Anjelica Huston and I are talking about our right to bare arms.
The famed actress and daughter of legendary filmmaker John Huston says, "This thing that happens with one's upper arms when you age…it's just not fair!"
"It never goes away," she says. "Those are the little shocks you get as you age."
Anjelica says aging sort of snuck up on her.
"Getting older? I had no conception that such a thing happened when I was in my '20s!" cries Huston who turned 60 in July.
"I'm shocked every time I look in a mirror or pass a shop window. I had no conception that one got older," she says, laughing. "You go, 'Oh my God!' Even my birthdays always shock me, but in a positive way.
"I can't believe that I've spent all these decades on this planet. It's a beautiful thing," she says.
But since we're women, there are just a few more cosmetic gripes.
Me: I don't care what else happens today. I need to do a touch-up.
Anjelica: "Oh, I hear you. I have to touch up gray hair every other day. I'm thinking that a long, gray braid might be the way to go. That idea looks better and better every day!"
Me: The question is would I be Helen Mirren gray or.....
Anjelica: "I know. I'm sure mine would come in salt and pepper color, but one has to make the best of it. In the meantime, I'll just moisturize and use self-tanner for the rest of it."
A PERSONAL JOURNEY
A conversation with the screen legend known for "Prizzi's Honor," "The Grifters" and "The Addams Family" takes many twists and turns and includes some heartbreaking moments.

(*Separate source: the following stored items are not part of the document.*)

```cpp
template <int NPW, int T>
__device__ __forceinline__ void encode_lean_block(const KCfg &c, const snake_state &st, const snake_out &o,
                                                  const int blk)
{
    extern __shared__ __attribute__((aligned(16))) uint8_t lds[];
    const int lane = threadIdx.x;
    if (c.encode_prio == 1) __builtin_amdgcn_s_setprio(1);
    else if (c.encode_prio == 2) __builtin_amdgcn_s_setprio(2);
    else if (c.encode_prio == 3) __builtin_amdgcn_s_setprio(3);
    uint8_t *pf = lds;
    int *base = reinterpret_cast<int *>(lds + c.fs * c.pframe);
    uint32_t *p32 = reinterpret_cast<uint32_t *>(pf);
    const int wpr = c.W >> 2, nw = c.H * wpr, nwt = c.fs * nw, gsw = c.grid_stride >> 2, fsS = c.fs * c.S;
    auto sync = [&]() {
        if constexpr (T == kWave) wave_sync();
        else __syncthreads();
    };
    int src[NPW], dst[NPW];
#pragma unroll
    for (int u = 0; u < NPW; u++) {
        const int x = min(lane + u * T, nwt - 1);
        const int s = x / nw, xx = x - s * nw;
        const int r = fdiv((uint32_t)xx, c.mag_wpr, wpr), c4 = xx - r * wpr;
        src[u] = s * gsw + xx;
        dst[u] = (s * c.pframe + (r + c.vr) * c.pw + c.lp) / 4 + c4;
    }
    zero_lean<T>(c, pf, lane);
    const int e_begin = blk * c.enc_per_wave, e_end = min(c.N, e_begin + c.enc_per_wave);
    uint32_t w[NPW];
    int pcur = 0, pctr = 0, pskip = 0;
#define SNAKE_LEAN_FETCH(EE)                                                                       \
    do {                                                                                           \
        const int64_t e_ = (EE);                                                                   \
        const uint32_t *r32_ = reinterpret_cast<const uint32_t *>(st.grid + e_ * c.ring_bytes);    \
        _Pragma("unroll") for (int u = 0; u < NPW; u++) w[u] = r32_[src[u]];                       \
        pcur = st.env[e_ * kEnvRec + ENV_CUR];                                                     \
        pctr = lane < fsS ? st.ctr[e_ * fsS + lane] : 0;                                           \
        pskip = c.autoreset ? o.ep_done[e_] : 0;                                                   \
    } while (0)
    if (e_begin < e_end) SNAKE_LEAN_FETCH(e_begin);
    for (int e = e_begin; e < e_end; e++) {
        const int cur = pcur, skip = pskip;
        sync();
        if (!skip) {
#pragma unroll
            for (int u = 0; u < NPW; u++) p32[dst[u]] = w[u];
            if (lane < fsS) {
                const int x = lane / c.S, k = lane - x * c.S;
                base[x * kMaxSnakes + k] = c.vr ? (pctr >> 8) * c.pw + (pctr & 255) + c.lp - c.vr : 0;
            }
        }
        if (e + 1 < e_end) SNAKE_LEAN_FETCH(e + 1);
        if (!skip) {
            sync();
            encode_lean<T>(c, pf, base, cur + 1 == c.fs ? 0 : cur + 1, o.obs + (int64_t)e * c.units * 8, lane);
        }
    }
#undef SNAKE_LEAN_FETCH
}

template <int MS, bool RO, bool TBL>
__global__ void __launch_bounds__(256) k_post_lean(const KArgs)
{
    const KPtr kp = kernel_args();
    PTIME(0);
    extern __shared__ __attribute__((aligned(16))) uint8_t lds[];
    const int G = kargs(kp).c.reset_slots, GB = (G + 3) >> 2, b = (int)blockIdx.x;
    if (b < GB) {
        const int wave = (int)(threadIdx.x >> 6), wid = 4 * b + wave;
        if (wid < G) autoreset_worker<MS, RO, 0>(kp, wid, G, lds + wave * kargs(kp).c.lds_worker);
    } else {
        const KArgs &A = kargs(kp);
        if constexpr (TBL) encode_tbl_block<8, 256>(A.c, A.st, A.o, b - GB);
        else encode_lean_block<8, 256>(A.c, A.st, A.o, b - GB);
    }
    PTIME(1);
}

// ... 80 lines not shown
```

marl-snake_amd/csrc/snake_launch.inc:

```
namespace snake {

thread_local hipEvent_t t_ev0 = nullptr, t_ev1 = nullptr;
template <typename F, typename... Args>
static inline void slaunch(F kernel, const dim3 &grid, const dim3 &block, uint32_t lds, hipStream_t s,
                           Args... args)
{
    hipExtLaunchKernelGGL(kernel, grid, block, lds, s, t_ev0, t_ev1, 0u, args...);
}

namespace {
struct TimingRec {
    const char *name;
    hipEvent_t a, b;
};
std::mutex g_tmu;
bool g_timing = false;
int g_draw_wait_ticks = 200000;
int g_spawn_delay_ticks = 0;
int g_fuse_roles = 7;
#ifndef SNAKE_FUSED
#define SNAKE_FUSED 0
#endif
int g_fused = SNAKE_FUSED;
std::vector<TimingRec> g_pending;
// ... 118 lines not shown
{
    BgCtx c;
    {
        std::lock_guard<std::mutex> g(g_bgmu);
        g_fu.erase(st.env);
        auto it = g_bg.find(st.env);
        if (it == g_bg.end()) return SNAKE_OK;
        c = it->second;
        g_bg.erase(it);
    }
    DeviceGuard dg(c.x[0]);
    destroy_bg(c);
    return dg.dev < 0 ? SNAKE_E_LAUNCH : SNAKE_OK;
}

int launch_seed(const KCfg &k, const snake_state &st, uint32_t base_seed, int64_t env_offset, void *stream)
{
    const int threads = 256, blocks = (k.N + threads - 1) / threads;
    DeviceGuard dg((hipStream_t)stream);
    if (dg.dev < 0) return SNAKE_E_LAUNCH;
    if (int rc = wait_background(st, stream)) return rc;
    slaunch(k_seed, dim3(blocks), dim3(threads), 0, (hipStream_t)stream, k, st, base_seed, (long long)env_offset);
    return check_launch("k_seed");
}

int launch_render(const KCfg &k, const snake_state &st, const uint8_t *palette, uint8_t *rgb, void *stream)
{
    RenderPal pal;
    memcpy(pal.rgb, palette, sizeof(pal.rgb));
    DeviceGuard dg((hipStream_t)stream);
    if (dg.dev < 0) return SNAKE_E_LAUNCH;
    const long long quads = ((long long)k.N * k.HW + 3) / 4;
    const int threads = 256;
    const long long blocks = (quads + threads - 1) / threads;
    slaunch(k_render, dim3((unsigned)blocks), dim3(threads), 0, (hipStream_t)stream, k, st, pal, rgb);
    return check_launch("k_render");
}

template <int V> using Int = std::integral_constant<int, V>;
template <int... V, typename F>
static inline void pick(int v, F &&f)
{
    constexpr int list[] = {V...}, last = list[sizeof...(V) - 1];
    if (!((V != last && v == V ? (f(Int<V>{}), true) : false) || ...)) f(Int<last>{});
}
#define PICKED(x) decltype(x)::value

static inline int ms_of(int S) { return S <= 4 ? 4 : (S <= 8 ? 8 : 16); }
static inline int jl_of(const KCfg &k) { return k.link32 ? 2 : (k.link_in_lds ? 1 : 0); }

int launch_reset(const KCfg &k, const snake_state &st, const uint8_t *mask, const snake_out &o, void *stream)
{
    const dim3 grid(k.link_in_lds ? k.N : k.reset_slots), block(kWave);
    DeviceGuard dg((hipStream_t)stream);
    if (dg.dev < 0) return SNAKE_E_LAUNCH;
    if (int rc = wait_background(st, stream)) return rc;
    TimedLaunch tl("k_reset", (hipStream_t)stream);
    const KArgs a{k, st, o, mask};
    const hipStream_t s = (hipStream_t)stream;
    pick<0, 1, 2>(jl_of(k), [&](auto jl) {
        pick<4, 8, 16>(ms_of(k.S), [&](auto ms) {
            slaunch((k_reset<PICKED(ms), PICKED(jl)>), grid, block, k.lds_bytes, s, a);
        });
    });
    tl.close();
    return check_launch("k_reset");
}

struct PostShape {
    int npf;
    dim3 grid, block;
    int lds;
};

static PostShape post_shape(const KCfg &k)
{
    const int epw = k.enc_per_wave;
    if (k.lean)
        return {0, dim3((k.reset_slots + 3) / 4 + (k.N + epw - 1) / epw), dim3(256),
                std::max(4 * k.lds_worker, k.tbl ? k.lds_tbl_bytes : k.lds_lean_bytes)};
    const int n16 = k.ring_bytes >> 4;
    const int npw = (k.fs * k.HW / 4 + kWave - 1) / kWave;
    const int npf = k.tbl ? (npw <= 2 ? -2 : -8) : (epw <= 1 ? 0 : (n16 <= kWave ? 1 : (n16 <= 2 * kWave ? 2 : 8)));
    const int enc_blocks = npf == 0 ? k.N : (k.N + epw - 1) / epw;
    return {npf, dim3(k.reset_slots + enc_blocks), dim3(kWave),
            std::max(k.lds_bytes, k.tbl ? k.lds_tbl_bytes : k.lds_obs_bytes)};
}

static void launch_post(const KArgs &a, const PostShape &p, bool ro, int jl, hipStream_t s)
{
    if (a.c.lean)
        return pick<0, 1>(a.c.tbl ? 1 : 0, [&](auto tbl) {
            pick<0, 1>(a.c.bg ? 1 : 0, [&](auto bg) {
                pick<4, 8, 16>(ms_of(a.c.S), [&](auto ms) {
                    slaunch((k_post_lean<PICKED(ms), PICKED(bg) != 0, PICKED(tbl) != 0>), p.grid, p.block, p.lds, s, a);
                });
            });
        });
    auto go = [&](auto ro_c, auto jl_c) {
        pick<4, 8, 16>(ms_of(a.c.S), [&](auto ms) {
            pick<0, 1, 2, -2, -8, 8>(p.npf, [&](auto npf) {
                slaunch((k_post<PICKED(ms), PICKED(npf), PICKED(ro_c) != 0, PICKED(jl_c)>), p.grid, p.block, p.lds, s, a);
            });
        });
    };
    if (ro) go(Int<1>{}, Int<1>{});
    else pick<0, 1, 2>(jl, [&](auto jl_c) { go(Int<0>{}, jl_c); });
}

static int launch_encode(const KCfg &k, const snake_state &st, const snake_out &o, hipStream_t sm)
{
    TimedLaunch t3("k_encode", sm);
    slaunch(k_encode, dim3(k.N), dim3(kWave), k.lds_obs_bytes, sm, k, st, o);
    t3.close();
    return check_launch("k_encode");
}

static int launch_fused(KCfg &k, const snake_state &st, const int8_t *actions, const snake_out &o, hipStream_t sm)
{
    uint32_t ep;
    bool fresh = false;
    {
        std::lock_guard<std::mutex> g(g_bgmu);
        auto it = g_fu.find(st.env);
        if (it == g_fu.end()) { it = g_fu.emplace(st.env, 0u).first; fresh = true; }
        ep = it->second;
    }
    if (fresh && hipMemsetAsync(st.resetq + k.fu_ldone, 0, sizeof(int) * fused_words(k.N), sm) != hipSuccess) {
        set_error("zeroing the fused step's flags failed");
        return SNAKE_E_LAUNCH;
    }
    k.epoch = ep + 1;
    const int npw = (k.fs * k.HW / 4 + kWave - 1) / kWave;
    const dim3 gf(k.nlg + k.reset_slots + (k.N + 3) / 4), bf(kWave);
    const int lds_f = std::max(k.lds_logic, std::max(k.lds_bytes, k.lds_tbl_bytes));
    const KArgs fa{k, st, o, actions};
    TimedLaunch tf("k_step", sm);
    pick<4, 8>(k.logic_ms, [&](auto ms) {
        pick<2, 8>(npw <= 2 ? 2 : 8, [&](auto npw_c) {
            pick<2, 1>(k.link32 ? 2 : 1, [&](auto jl) {
                slaunch((k_step<PICKED(ms), PICKED(npw_c), PICKED(jl)>), gf, bf, lds_f, sm, fa);
            });
        });
    });
    tf.close();
    if (int rc = check_launch("k_step")) return rc;
    std::lock_guard<std::mutex> g(g_bgmu);
    g_fu[st.env] = ep + 1;
    return SNAKE_OK;
}

static int launch_logic(const KCfg &k, const snake_state &st, const int8_t *actions, const snake_out &o,
                        BgCtx *bgc, hipEvent_t &fork_ev, hipStream_t sm)
{
    TimedLaunch t1("k_logic", sm);
    if (bgc) {
        if (!t_ev1) t_ev1 = bgc->fork;
        fork_ev = t_ev1;
    }
    const KArgs la{k, st, o, actions};
    const unsigned epw = kWave / k.logic_ms, groups = (k.N + epw - 1) / epw;
    pick<4, 1>(k.logic_wpb, [&](auto wpb) {
        constexpr int WPB = PICKED(wpb);
        const dim3 glb((groups + WPB - 1) / WPB), blb(kWave * WPB);
        pick<0, 1>(k.bg ? 1 : 0, [&](auto bg) {
            pick<4, 8, 16>(k.logic_ms, [&](auto ms) {
                slaunch((k_logic<PICKED(ms), WPB, PICKED(bg) != 0>), glb, blb, WPB * k.lds_logic, sm, la);
            });
        });
// ... 165 lines not shown
```
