hipError_t kl_lr2_main(int rmax, int grid, size_t lds, hipStream_t st, const Lr2Args &la)
{
#define LR2_LAUNCH(R) do { \
        if (la.hooks) hipLaunchKernelGGL((k_lr2_tile<R, 4, 4, false>), dim3(grid), dim3(64), lds, st, la); \
        else if (lr2_pairs_shape(la.TA, la.ns)) { \
            if (la.cover > 0) hipLaunchKernelGGL((k_lr2_tile<R, 0, 4, true, true>), dim3(grid), dim3(64), lds, st, la); \
            else if (lr2_default_shape(la.TA, la.ns, la.mw, la.ds) && !getenv("FREESASA_AMD_NO_SHAPE")) hipLaunchKernelGGL((k_lr2_tile<R, 0, 4, false, true, 1>), dim3(grid), dim3(64), lds, st, la); \
            else hipLaunchKernelGGL((k_lr2_tile<R, 0, 4, false, true>), dim3(grid), dim3(64), lds, st, la); \
        } else if (la.cover > 0) hipLaunchKernelGGL((k_lr2_tile<R, 0, 4, true>), dim3(grid), dim3(64), lds, st, la); \
        else hipLaunchKernelGGL((k_lr2_tile<R, 0, 4, false>), dim3(grid), dim3(64), lds, st, la); } while (0)
    if (!la.hooks && la.walk) {
        const bool pr = lr2_pairs_shape(la.TA, la.ns);
        if (la.cover > 0) { if (pr) hipLaunchKernelGGL((k_lr2_tile<4, 1, 4, true, true>), dim3(grid), dim3(64), lds, st, la); else hipLaunchKernelGGL((k_lr2_tile<4, 1, 4, true, false>), dim3(grid), dim3(64), lds, st, la); }
        else { if (pr) hipLaunchKernelGGL((k_lr2_tile<4, 1, 4, false, true>), dim3(grid), dim3(64), lds, st, la); else hipLaunchKernelGGL((k_lr2_tile<4, 1, 4, false, false>), dim3(grid), dim3(64), lds, st, la); }
        return hipGetLastError();
    }
    if (!la.hooks && !getenv("FREESASA_AMD_NO_SHAPE")) {
        const int sid = lr2_shape_id(la.TA, la.ns, la.mw, la.ds);
        if (sid == 2 && rmax <= 2 && la.cover == 0) { hipLaunchKernelGGL((k_lr2_tile<2, 0, 4, false, false, 2>), dim3(grid), dim3(64), lds, st, la); return hipGetLastError(); }
        if (sid == 3 && rmax == 4 && la.cover > 0) { hipLaunchKernelGGL((k_lr2_tile<4, 0, 4, true, false, 3>), dim3(grid), dim3(64), lds, st, la); return hipGetLastError(); }
        if (sid == 4 && rmax == 4 && la.cover > 0) { hipLaunchKernelGGL((k_lr2_tile<4, 0, 4, true, true, 4>), dim3(grid), dim3(64), lds, st, la); return hipGetLastError(); }
    }
    if (rmax <= 2) LR2_LAUNCH(2); else if (rmax == 3) LR2_LAUNCH(3); else LR2_LAUNCH(4);
#undef LR2_LAUNCH
    return hipGetLastError();
}

#ifndef SR_STOP_AFTER
#define SR_STOP_AFTER 99
#endif
template <int B, bool GLOBAL, int TIER, bool CAPS = false>
#ifndef SR_WPE
#define SR_WPE 7
#endif
#ifndef SR_CAPS_WPE
#define SR_CAPS_WPE 5
#endif
__global__ __launch_bounds__(B) __attribute__((amdgpu_waves_per_eu(CAPS ? SR_CAPS_WPE : SR_WPE, CAPS ? SR_CAPS_WPE : SR_WPE))) void k_sr_tile(TileArgs a, int items)
{
    extern __shared__ __attribute__((aligned(16))) char smem[];
    const int tid = threadIdx.x;
    PIPE_GATE(a.status);
    TileMem m = tile_carve<GLOBAL>(a, smem, items, B, blockIdx.x);
    const int n_work = a.work_tiles ? *a.work_count : ((a.n_tiles + 7) >> 3) << 3;
    int wg_max_nn = 0;
    for (int w = blockIdx.x; w < n_work; w += gridDim.x) {
        const int tile = a.work_tiles ? a.work_tiles[w] : xcd_tile(w, a.n_tiles);
        if (tile >= a.n_tiles) continue;
        sr_phase_load(a, m, tile, tid, B);
        if constexpr (CAPS) sr_caps_clear(a, m, tile, tid, B);
        __syncthreads();
        if (SR_STOP_AFTER == 0) continue;
        sr_phase_neighbors(a, m, tile, tid, B);
        __syncthreads();
        if (SR_STOP_AFTER == 1) continue;
        if constexpr (CAPS) sr_caps_lists(a, m, tid); else sr_phase_lists(a, m, tid);
        __syncthreads();
        sr_report<GLOBAL>(a, m, tile, tid, wg_max_nn);
        if constexpr (CAPS) {
            SrCapRegs regs;
            sr_caps_lookup_pass(a, m, tid, B, regs);
            __syncthreads();
            if (SR_STOP_AFTER == 12) continue;
            sr_caps_todo_pass(a, m, tid, B, items, regs);
            __syncthreads();
            if (SR_STOP_AFTER == 2) continue;
            sr_caps_exact(a, m, tid, B, items);
            __syncthreads();
            if (SR_STOP_AFTER == 3) continue;
            sr_caps_store(a, m, tile, tid);
            __syncthreads();
        } else {
            if constexpr (GLOBAL) sr_order_serial(a, m, tid);
            else sr_order_wave(a, m, tid, B);
            __syncthreads();
            if (SR_STOP_AFTER == 2) continue;
            sr_phase_points(a, m, tile, tid, B);
            __syncthreads();
            if (SR_STOP_AFTER == 3) continue;
            sr_phase_points2(a, m, tid, B);
            __syncthreads();
            sr_phase_store(a, m, tile, tid);
            __syncthreads();
        }
    }
    tile_report_flush(a, tid, wg_max_nn);
}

Huston stars in the new film "50/50" where she plays a mother dealing with her husband's Alzheimer's disease and the fact that her son (Joseph Gordon-Levitt) has just been diagnosed with cancer.
The fact that Houston could even do this role is extraordinary.
She took it on after losing her beloved husband, Robert Graham in December of 2008 to a rare disease.
"My husband was probably sick for 12 years, but just didn't know it," she says, talking about it for one of the first times. "It was very mysterious. His kidneys suddenly collapsed and he had a heart attack.
"That's when doctors found out he had a very rare vascular disease," she says in a quiet voice from her suite at the Toronto Film Festival. "We found out in August and he died in December, all the time not knowing which way it would go."
"It was one of the hardest experiences in my life to watch someone I adored deteriorate. The not knowing which way it would go was devastating. The day-to-day uncertainty was horrible."
She did the film as a way to cope with her loss.
"It's a lucky thing if you're an artist. You get to put your heart and life into your work. It's can also be very cathartic."
"My own medical experience was very fresh with me – and it was an honor to bring it to this beautiful movie."
"I guess you can take it to a psychiatrist's office. I chose to rise about my real horrible situation through work."
She has advice to others facing the role of a caretaker.
"Nobody really knows what that caretaker role is like until you go through it. I went through it with both of my parents. Then I had to face the mourning and the loss of both parents and then my husband.
"I think this movie for me is a love letter to the situation.
"As a caretaker, I know the powerless feeling you have in these medical situations. The fact that this movie is a comedy about it was remarkable. Crazy stuff still happens during these medical emergencies. There will be absurd moments when you're in a life and death situation. I think it's always about making brave choices for everyone."
A FEW BEAUTY SECRETS
We agree to change the subject...and find a really fun alternative one.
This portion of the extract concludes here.